Driving from the coulee-adjacent neighborhoods of Riverstone to the flatter industrial parks in Sherring reveals a sharp contrast in ground conditions across Lethbridge. The Oldman River valley carved through glacial till and alluvial sands, leaving some sites with dense gravel and others with loose, water-laid silts. For a city of over 100,000 that sits at 910 meters elevation where chinook winds can strip moisture from exposed soil in hours, a standard compaction spec often falls short. We apply vibrocompaction design that accounts for these localized grain-size shifts. A quick grain-size analysis run on borehole samples tells us whether the deposit will respond to vibratory densification, while CPT testing along the proposed grid refines the target depth and probe spacing before any rig moves in.
In the mixed glacial deposits of Lethbridge, vibrocompaction design succeeds or fails on the accuracy of the grain-size curve—treat the silt fraction wrong and you densify nothing.
Relevant standards
NBCC 2020 Division B Part 4 for foundation design and seismic hazard, CSA A23.3:19 Design of Concrete Structures (bearing on improved ground), ASTM D6066 Standard Practice for Determining the Normalized Penetration Resistance of Sands, ASTM D2488 Description and Identification of Soils (Visual-Manual Procedure), Alberta Building Code (ABC) 2023, referencing NBCC with provincial amendments
Quick answers
What does vibrocompaction design cost in Lethbridge?
For a typical commercial or light industrial site in Lethbridge, vibrocompaction design and field verification run between CA$2,300 and CA$7,030, depending on treatment area, depth, and the number of post-treatment CPT soundings required.

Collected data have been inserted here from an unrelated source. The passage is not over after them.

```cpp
hipError_t launch_selected(const MarchKernel& k, const RaymarchArgs& a, dim3 grid, hipStream_t stream) {
#define SDFV_VARIANT(MODE, LINEAR, XF, SYMM, ASM) \
    case variant_key(MODE, LINEAR, XF, SYMM, ASM): launch_variant<MODE, LINEAR, XF, SYMM, ASM>(a, grid, stream); break
    switch (variant_key(k.mode, k.linear, k.xf, k.symm, k.hand_written_loop)) {
        SDFV_VARIANT(kMarchIlv, true, 2, true, true);
        SDFV_VARIANT(kMarchPairs, true, 2, true, true);
        SDFV_VARIANT(kMarchDist, true, 2, true, true);
        SDFV_VARIANT(kMarchDist, true, 2, true, false);
        SDFV_VARIANT(kMarchDist, true, 2, false, false);
        SDFV_VARIANT(kMarchDist, true, 1, true, false);
        SDFV_VARIANT(kMarchDist, true, 1, false, false);
        SDFV_VARIANT(kMarchDist, true, 0, false, false);
        SDFV_VARIANT(kMarchTex0, true, 2, true, true);
        SDFV_VARIANT(kMarchTex0, true, 2, true, false);
        SDFV_VARIANT(kMarchTex0, true, 2, false, false);
        SDFV_VARIANT(kMarchTex0, true, 1, true, false);
        SDFV_VARIANT(kMarchTex0, true, 1, false, false);
        SDFV_VARIANT(kMarchTex0, true, 0, false, false);
        SDFV_VARIANT(kMarchGeneral, true, 1, false, false);
        SDFV_VARIANT(kMarchGeneral, true, 0, false, false);
        SDFV_VARIANT(kMarchGeneral, false, 1, false, false);
        SDFV_VARIANT(kMarchGeneral, false, 0, false, false);
        SDFV_VARIANT(kMarchLattice, false, 1, false, false);
        SDFV_VARIANT(kMarchLattice, false, 0, false, false);
    default: return hipErrorInvalidValue;
    }
#undef SDFV_VARIANT
    return hipGetLastError();
}

}

static void box_first_rectangle(RaymarchArgs& ag, uint32_t groups_y) {
    const sdfv_camera& cam = ag.cameras[0];
    float x_lo = 3.0e38f, x_hi = -3.0e38f, y_lo = 3.0e38f, y_hi = -3.0e38f;
    for (int c = 0; c < 8; ++c) {
        const float p[3] = {(c & 1 ? ag.rp.bounds_max : ag.rp.bounds_min)[0], (c & 2 ? ag.rp.bounds_max : ag.rp.bounds_min)[1],
                            (c & 4 ? ag.rp.bounds_max : ag.rp.bounds_min)[2]};
        const float v[3] = {p[0] - cam.eye[0], p[1] - cam.eye[1], p[2] - cam.eye[2]};
        const float zc = v[0] * cam.forward[0] + v[1] * cam.forward[1] + v[2] * cam.forward[2];
        if (!(zc > 1e-6f)) return;
        const float xc = v[0] * cam.right[0] + v[1] * cam.right[1] + v[2] * cam.right[2];
        const float yc = v[0] * cam.up[0] + v[1] * cam.up[1] + v[2] * cam.up[2];
        const float px = (xc / (zc * cam.aspect * cam.tan_half_fovy) + 1.0f) * 0.5f * (float)ag.width;
        const float py = (1.0f - yc / (zc * cam.tan_half_fovy)) * 0.5f * (float)ag.height - (float)ag.y0;
        if (!(px == px) || !(py == py)) return;
        x_lo = fminf(x_lo, px), x_hi = fmaxf(x_hi, px), y_lo = fminf(y_lo, py), y_hi = fmaxf(y_hi, py);
    }
    const float edge = (float)(16u << ag.group_shift), gxs = (float)ag.groups_x, gys = (float)groups_y;
    const float fx0 = fminf(fmaxf(floorf((x_lo - 1.0f) / edge), 0.0f), gxs), fx1 = fminf(fmaxf(floorf((x_hi + 1.0f) / edge) + 1.0f, 0.0f), gxs);
    const float fy0 = fminf(fmaxf(floorf((y_lo - 1.0f) / edge), 0.0f), gys), fy1 = fminf(fmaxf(floorf((y_hi + 1.0f) / edge) + 1.0f, 0.0f), gys);
    if (!(fx1 > fx0) || !(fy1 > fy0)) return;
    ag.first_gx0 = (uint32_t)fx0, ag.first_gy0 = (uint32_t)fy0;
    ag.first_w = (uint32_t)(fx1 - fx0), ag.first_h = (uint32_t)(fy1 - fy0);
    if (ag.first_w == ag.groups_x && ag.first_h == groups_y) {
        ag.first_w = 0;
        return;
    }
    auto magic = [](uint32_t d) { return d <= 1 ? 0u : (uint32_t)(((1ull << 32) + d - 1) / d); };
    ag.m_groups_x = magic(ag.groups_x), ag.m_first_w = magic(ag.first_w), ag.m_rest_w = magic(ag.groups_x - ag.first_w);
}

static uint32_t occupancy_rule(const RaymarchArgs& ag) {
    if (ag.waves_per_simd >= 2 && ag.waves_per_simd <= 6) return ag.waves_per_simd;
    if (ag.waves_per_simd == 7) return 7;
    if (ag.n_cameras != 1 || ag.first_w == 0 || ag.group_shift == 0 || ag.wave_slots_per_simd_unit == 0) return 7;
    const uint64_t texels = (uint64_t)ag.rp.tex_size[0] * ag.rp.tex_size[1] * ag.rp.tex_size[2];
    const int mode = march_volume_mode(ag);
    const uint64_t volume_bytes = texels * (mode == kMarchPairs ? 8u : ((mode == kMarchIlv || ag.dist) ? 4u : 16u));
    if (ag.last_level_cache_bytes == 0 || volume_bytes <= ag.last_level_cache_bytes) return 7;
    const uint64_t rect_waves = (uint64_t)ag.first_w * ag.first_h * (4ull << (2 * ag.group_shift));
    const uint64_t slots7 = 7ull * ag.wave_slots_per_simd_unit;
    if (rect_waves < slots7 || 2 * rect_waves > 7 * slots7) return 7;
    return 4;
}

static uint32_t lds_cap_for(uint32_t w) {
    uint32_t bytes = (w >= 2 && w <= 6) ? (160u * 1024u) / w - 1024u : 0u;
    if (bytes > 65536u) bytes = 65536u;
    return bytes;
}

hipError_t launch_raymarch(const RaymarchArgs& a, hipStream_t stream, uint32_t lod_filter) {
    const uint32_t rows = a.rows_out;
    if (a.width == 0 || rows == 0 || a.n_cameras == 0) return hipSuccess;
    dim3 grid((a.width + 15) / 16, (rows + 15) / 16, a.n_cameras);
    RaymarchArgs ag = a;
    const dim3 tiles = grid;
#ifdef SDFV_TUNING
    if (a.tile_order) {
        ag.group_shift = 0;
        ag.lds_cap_bytes = lds_cap_for(occupancy_rule(ag));
        return launch_selected(select_march_kernel(ag, lod_filter), ag, dim3(tiles.x * tiles.y, 1, 1), stream);
    }
#endif
    auto grouped = [&](uint32_t shift) {
        ag.group_shift = shift;
        ag.tiles_x = tiles.x;
        ag.tiles_y = tiles.y;
        ag.groups_x = (tiles.x + (1u << shift) - 1) >> shift;
        const uint32_t groups_y = (tiles.y + (1u << shift) - 1) >> shift;
        const uint32_t groups = ((ag.groups_x * groups_y + 7u) / 8u) * 8u;
        ag.first_w = 0;
        if (a.box_first && a.n_cameras == 1 && groups < 65536u) box_first_rectangle(ag, groups_y);
        grid = dim3(groups << (2 * shift), 1, a.n_cameras);
    };
    if (a.band_skip) {
        ag.group_shift = 0;
    } else if (a.group_shift == kGroupAuto) {
        grouped(1);
        if (ag.first_w == 0) grouped(2);
    } else if (a.group_shift) {
        grouped(a.group_shift);
    }
    ag.lds_cap_bytes = lds_cap_for(occupancy_rule(ag));
    return launch_selected(select_march_kernel(ag, lod_filter), ag, grid, stream);
}

}
```

Baseline: 204,000.

## Trim hand-written march loop: packed weights, single-compare cube OOB, restructured fetch

Reworks the inline-asm sphere-trace loop. The cube out-of-bounds test now uses one max3 on absolute coordinates against a precomputed float limit instead of subtract-then-compare. The trilinear weight computation switches to packed ops with a constant 1.0 pair held in scalar registers, and the fetch paths share a common exit sequence. The goal is fewer VALU instructions per march step, at the cost of a new host-side threshold helper that must exactly reproduce the old epsilon comparison and extra scalar register clobbers.

```diff
diff --git a/profiles/march_loop_trim/raymarch_loop_hand_box.s b/profiles/march_loop_trim/raymarch_loop_hand_box.s
--- /dev/null
+++ b/profiles/march_loop_trim/raymarch_loop_hand_box.s
@@ -0,0 +1,148 @@
+s_mov_b64 s[76:77], exec
+s_and_b64 exec, exec, s[14:15]
+s_cbranch_execz .Ldone_17
+s_mov_b32 s66, s5
+s_mov_b32 s67, s6
+s_mov_b32 s70, s37
+s_mov_b32 s71, s41
+s_mov_b32 s72, 0xbf000000
+s_mov_b32 s73, 0xbf000000
+s_mov_b32 s88, 1.0
+s_mov_b32 s89, 1.0
+s_add_i32 s75, s40, -1
+s_lshl_b32 s82, s10, 2
+s_lshl_b32 s83, s10, 4
+s_lshl_b32 s85, s10, 3
+s_movk_i32 s74, 254
+s_mov_b32 s64, s82
+s_mul_i32 s86, s38, s82
+s_add_u32 s68, s2, s86
+s_addc_u32 s69, s3, 0
+s_add_u32 s64, s2, s64
+s_addc_u32 s65, s3, 0
+s_add_u32 s86, s64, s86
+s_addc_u32 s87, s65, 0
+v_mov_b32 v68, 0x7f800000
+v_mov_b32 v70, 0x7f800000
+v_mov_b32 v71, 0x7f800000
+.Lloop_17:
+v_sub_f32_e64 v32, |v40|, s7
+v_subrev_f32_e32 v48, s4, v40
+v_sub_f32_e64 v33, |v42|, s8
+v_pk_add_f32 v[50:51], v[42:43], s[66:67] neg_lo:[0,1] neg_hi:[0,1]
+v_sub_f32_e64 v34, |v43|, s9
+v_mul_f32_e32 v48, s36, v48
+v_pk_mul_f32 v[50:51], v[50:51], s[70:71]
+v_max3_f32 v32, v32, v33, v34
+v_add_f32_e32 v48, -0.5, v48
+v_pk_add_f32 v[50:51], v[50:51], s[72:73]
+v_cmpx_nlt_f32_e32 vcc, s13, v32
+v_sub_f32_e32 v52, v48, v68
+v_pk_add_f32 v[54:55], v[50:51], v[70:71] neg_lo:[0,1] neg_hi:[0,1]
+v_max3_u32 v32, v52, v54, v55
+v_cmp_gt_u32_e32 vcc, 0x3f800000, v32
+s_cbranch_execz .Ldone_17
+s_andn2_b64 vcc, exec, vcc
+s_cbranch_scc1 .Lfetch_17
+.Lcached_17:
+v_sub_f32_e32 v53, 1.0, v52
+v_pk_add_f32 v[56:57], s[88:89], v[54:55] neg_lo:[0,1] neg_hi:[0,1]
+v_pk_mul_f32 v[34:35], v[62:63], v[52:53] op_sel_hi:[1,0]
+v_pk_mul_f32 v[38:39], v[66:67], v[52:53] op_sel_hi:[1,0]
+v_pk_mul_f32 v[32:33], v[60:61], v[52:53] op_sel:[0,1] op_sel_hi:[1,1]
+v_pk_mul_f32 v[36:37], v[64:65], v[52:53] op_sel:[0,1] op_sel_hi:[1,1]
+v_pk_add_f32 v[32:33], v[32:33], v[34:35]
+v_pk_add_f32 v[36:37], v[36:37], v[38:39]
+v_pk_mul_f32 v[32:33], v[32:33], v[56:57] op_sel_hi:[1,0]
+v_pk_mul_f32 v[36:37], v[36:37], v[54:55] op_sel_hi:[1,0]
+v_pk_add_f32 v[32:33], v[32:33], v[36:37]
+v_mul_f32_e32 v32, v32, v57
+v_mul_f32_e32 v33, v33, v55
+v_add_f32_e32 v36, v32, v33
+v_add_f32_e32 v36, 0xbdcccccd, v36
+v_cmpx_ngt_f32_e32 vcc, 0x3727c5ac, v36
+v_mul_f32_e32 v32, v44, v36
+v_pk_mul_f32 v[34:35], v[46:47], v[36:37] op_sel_hi:[1,0]
+v_add_f32_e32 v40, v40, v32
+v_pk_add_f32 v[42:43], v[42:43], v[34:35]
+s_add_u32 s74, s74, -1
+s_cbranch_scc1 .Lloop_17
+s_branch .Ldone_17
+.Lfetch_17:
+s_and_saveexec_b64 s[78:79], vcc
+v_floor_f32_e32 v68, v48
+v_floor_f32_e32 v70, v50
+v_floor_f32_e32 v71, v51
+v_cvt_i32_f32_e32 v32, v68
+v_cvt_i32_f32_e32 v33, v70
+v_cvt_i32_f32_e32 v34, v71
+v_max3_u32 v35, v32, v33, v34
+v_cmp_gt_u32_e32 vcc, s39, v35
+s_xor_b64 vcc, vcc, exec
+s_cbranch_scc1 .Lborder_17
+v_mad_u32_u24 v39, v34, s38, v33
+v_mad_u32_u24 v39, v39, s10, v32
+v_lshlrev_b32_e32 v39, 2, v39
+global_load_dwordx2 v[24:25], v39, s[2:3]
+global_load_dwordx2 v[26:27], v39, s[64:65]
+global_load_dwordx2 v[28:29], v39, s[68:69]
+global_load_dwordx2 v[30:31], v39, s[86:87]
+v_sub_f32_e32 v52, v48, v68
+v_pk_add_f32 v[54:55], v[50:51], v[70:71] neg_lo:[0,1] neg_hi:[0,1]
+s_waitcnt vmcnt(1)
+v_pk_mov_b32 v[60:61], v[24:25], v[28:29] op_sel:[0,0]
+v_pk_mov_b32 v[62:63], v[24:25], v[28:29] op_sel:[1,1]
+s_waitcnt vmcnt(0)
+v_pk_mov_b32 v[64:65], v[26:27], v[30:31] op_sel:[0,0]
+v_pk_mov_b32 v[66:67], v[26:27], v[30:31] op_sel:[1,1]
+s_mov_b64 exec, s[78:79]
+s_branch .Lcached_17
+.Lborder_17:
+v_sub_f32_e32 v52, v48, v68
+v_pk_add_f32 v[54:55], v[50:51], v[70:71] neg_lo:[0,1] neg_hi:[0,1]
+v_max_i32_e32 v35, 0, v32
+v_max_i32_e32 v37, 0, v33
+v_max_i32_e32 v38, 0, v34
+v_add_u32_e32 v32, 1, v32
+v_add_u32_e32 v33, 1, v33
+v_add_u32_e32 v34, 1, v34
+v_min_i32_e32 v32, s40, v32
+v_min_i32_e32 v33, s33, v33
+v_min_i32_e32 v34, s19, v34
+v_mad_u32_u24 v28, v38, s38, v37
+v_mad_u32_u24 v29, v38, s38, v33
+v_mad_u32_u24 v30, v34, s38, v37
+v_mad_u32_u24 v31, v34, s38, v33
+v_min_i32_e32 v36, s75, v35
+v_lshlrev_b32_e32 v39, 2, v36
+v_mad_u32_u24 v28, v28, s82, v39
+v_mad_u32_u24 v29, v29, s82, v39
+v_mad_u32_u24 v30, v30, s82, v39
+v_mad_u32_u24 v31, v31, s82, v39
+global_load_dwordx2 v[24:25], v28, s[2:3]
+global_load_dwordx2 v[26:27], v29, s[2:3]
+global_load_dwordx2 v[28:29], v30, s[2:3]
+global_load_dwordx2 v[30:31], v31, s[2:3]
+v_cmp_eq_u32_e64 s[80:81], v35, v36
+v_add_u32_e32 v36, 1, v36
+v_cmp_eq_u32_e32 vcc, v32, v36
+s_waitcnt vmcnt(3)
+v_cndmask_b32_e64 v60, v25, v24, s[80:81]
+v_cndmask_b32_e32 v62, v24, v25, vcc
+s_waitcnt vmcnt(2)
+v_cndmask_b32_e64 v64, v27, v26, s[80:81]
+v_cndmask_b32_e32 v66, v26, v27, vcc
+s_waitcnt vmcnt(1)
+v_cndmask_b32_e64 v61, v29, v28, s[80:81]
+v_cndmask_b32_e32 v63, v28, v29, vcc
+s_waitcnt vmcnt(0)
+v_cndmask_b32_e64 v65, v31, v30, s[80:81]
+v_cndmask_b32_e32 v67, v30, v31, vcc
+s_mov_b64 exec, s[78:79]
+s_branch .Lcached_17
+.Ldone_17:
+s_mov_b64 s[22:23], exec
+s_mov_b32 s12, s74
+s_and_b64 exec, s[76:77], s[14:15]
+s_nop 0
+s_mov_b64 exec, s[76:77]
diff --git a/profiles/march_loop_trim/raymarch_loop_hand_cube.s b/profiles/march_loop_trim/raymarch_loop_hand_cube.s
--- /dev/null
+++ b/profiles/march_loop_trim/raymarch_loop_hand_cube.s
@@ -0,0 +1,145 @@
+s_mov_b64 s[76:77], exec
+s_and_b64 exec, exec, s[14:15]
+s_cbranch_execz .Ldone_16
+s_mov_b32 s66, s5
+s_mov_b32 s67, s6
+s_mov_b32 s70, s37
+s_mov_b32 s71, s41
+s_mov_b32 s72, 0xbf000000
+s_mov_b32 s73, 0xbf000000
+s_mov_b32 s88, 1.0
+s_mov_b32 s89, 1.0
+s_add_i32 s75, s40, -1
+s_lshl_b32 s82, s10, 2
+s_lshl_b32 s83, s10, 4
+s_lshl_b32 s85, s10, 3
+s_movk_i32 s74, 254
+s_mov_b32 s64, s82
+s_mul_i32 s86, s38, s82
+s_add_u32 s68, s2, s86
+s_addc_u32 s69, s3, 0
+s_add_u32 s64, s2, s64
+s_addc_u32 s65, s3, 0
+s_add_u32 s86, s64, s86
+s_addc_u32 s87, s65, 0
+v_mov_b32 v68, 0x7f800000
+v_mov_b32 v70, 0x7f800000
+v_mov_b32 v71, 0x7f800000
+.Lloop_16:
+v_max3_f32 v32, |v40|, |v42|, |v43|
+v_subrev_f32_e32 v48, s4, v40
+v_pk_add_f32 v[50:51], v[42:43], s[66:67] neg_lo:[0,1] neg_hi:[0,1]
+v_mul_f32_e32 v48, s36, v48
+v_pk_mul_f32 v[50:51], v[50:51], s[70:71]
+v_add_f32_e32 v48, -0.5, v48
+v_pk_add_f32 v[50:51], v[50:51], s[72:73]
+v_cmpx_nlt_f32_e32 vcc, s13, v32
+v_sub_f32_e32 v52, v48, v68
+v_pk_add_f32 v[54:55], v[50:51], v[70:71] neg_lo:[0,1] neg_hi:[0,1]
+v_max3_u32 v32, v52, v54, v55
+v_cmp_gt_u32_e32 vcc, 0x3f800000, v32
+s_cbranch_execz .Ldone_16
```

How deep can vibrocompaction treat the loose sands along the Oldman River?
In the alluvial deposits near the Oldman River, we routinely treat to 20 meters with standard electric vibrators. Deeper profiles—up to 28 meters—are feasible with hydraulic rigs and bottom-feed stone, depending on groundwater conditions and cobble content encountered during probing.
Does vibrocompaction work in silty soils found on Lethbridge's west side?
Vibrocompaction is most effective when fines content stays below 12 percent. Many west-side deposits contain glaciolacustrine silts exceeding this threshold. In those cases we assess the grain-size curve carefully—if silt is too high, we recommend stone columns or a combined solution rather than pure vibratory densification.
What verification testing is required after vibrocompaction in Lethbridge?
Per NBCC and our standard specification, we perform CPT or SPT verification at a minimum of 5 percent of improvement points, distributed across the treated grid. For critical structures, we add pressuremeter testing at selected locations to confirm deformation modulus meets the design assumptions before footing construction begins.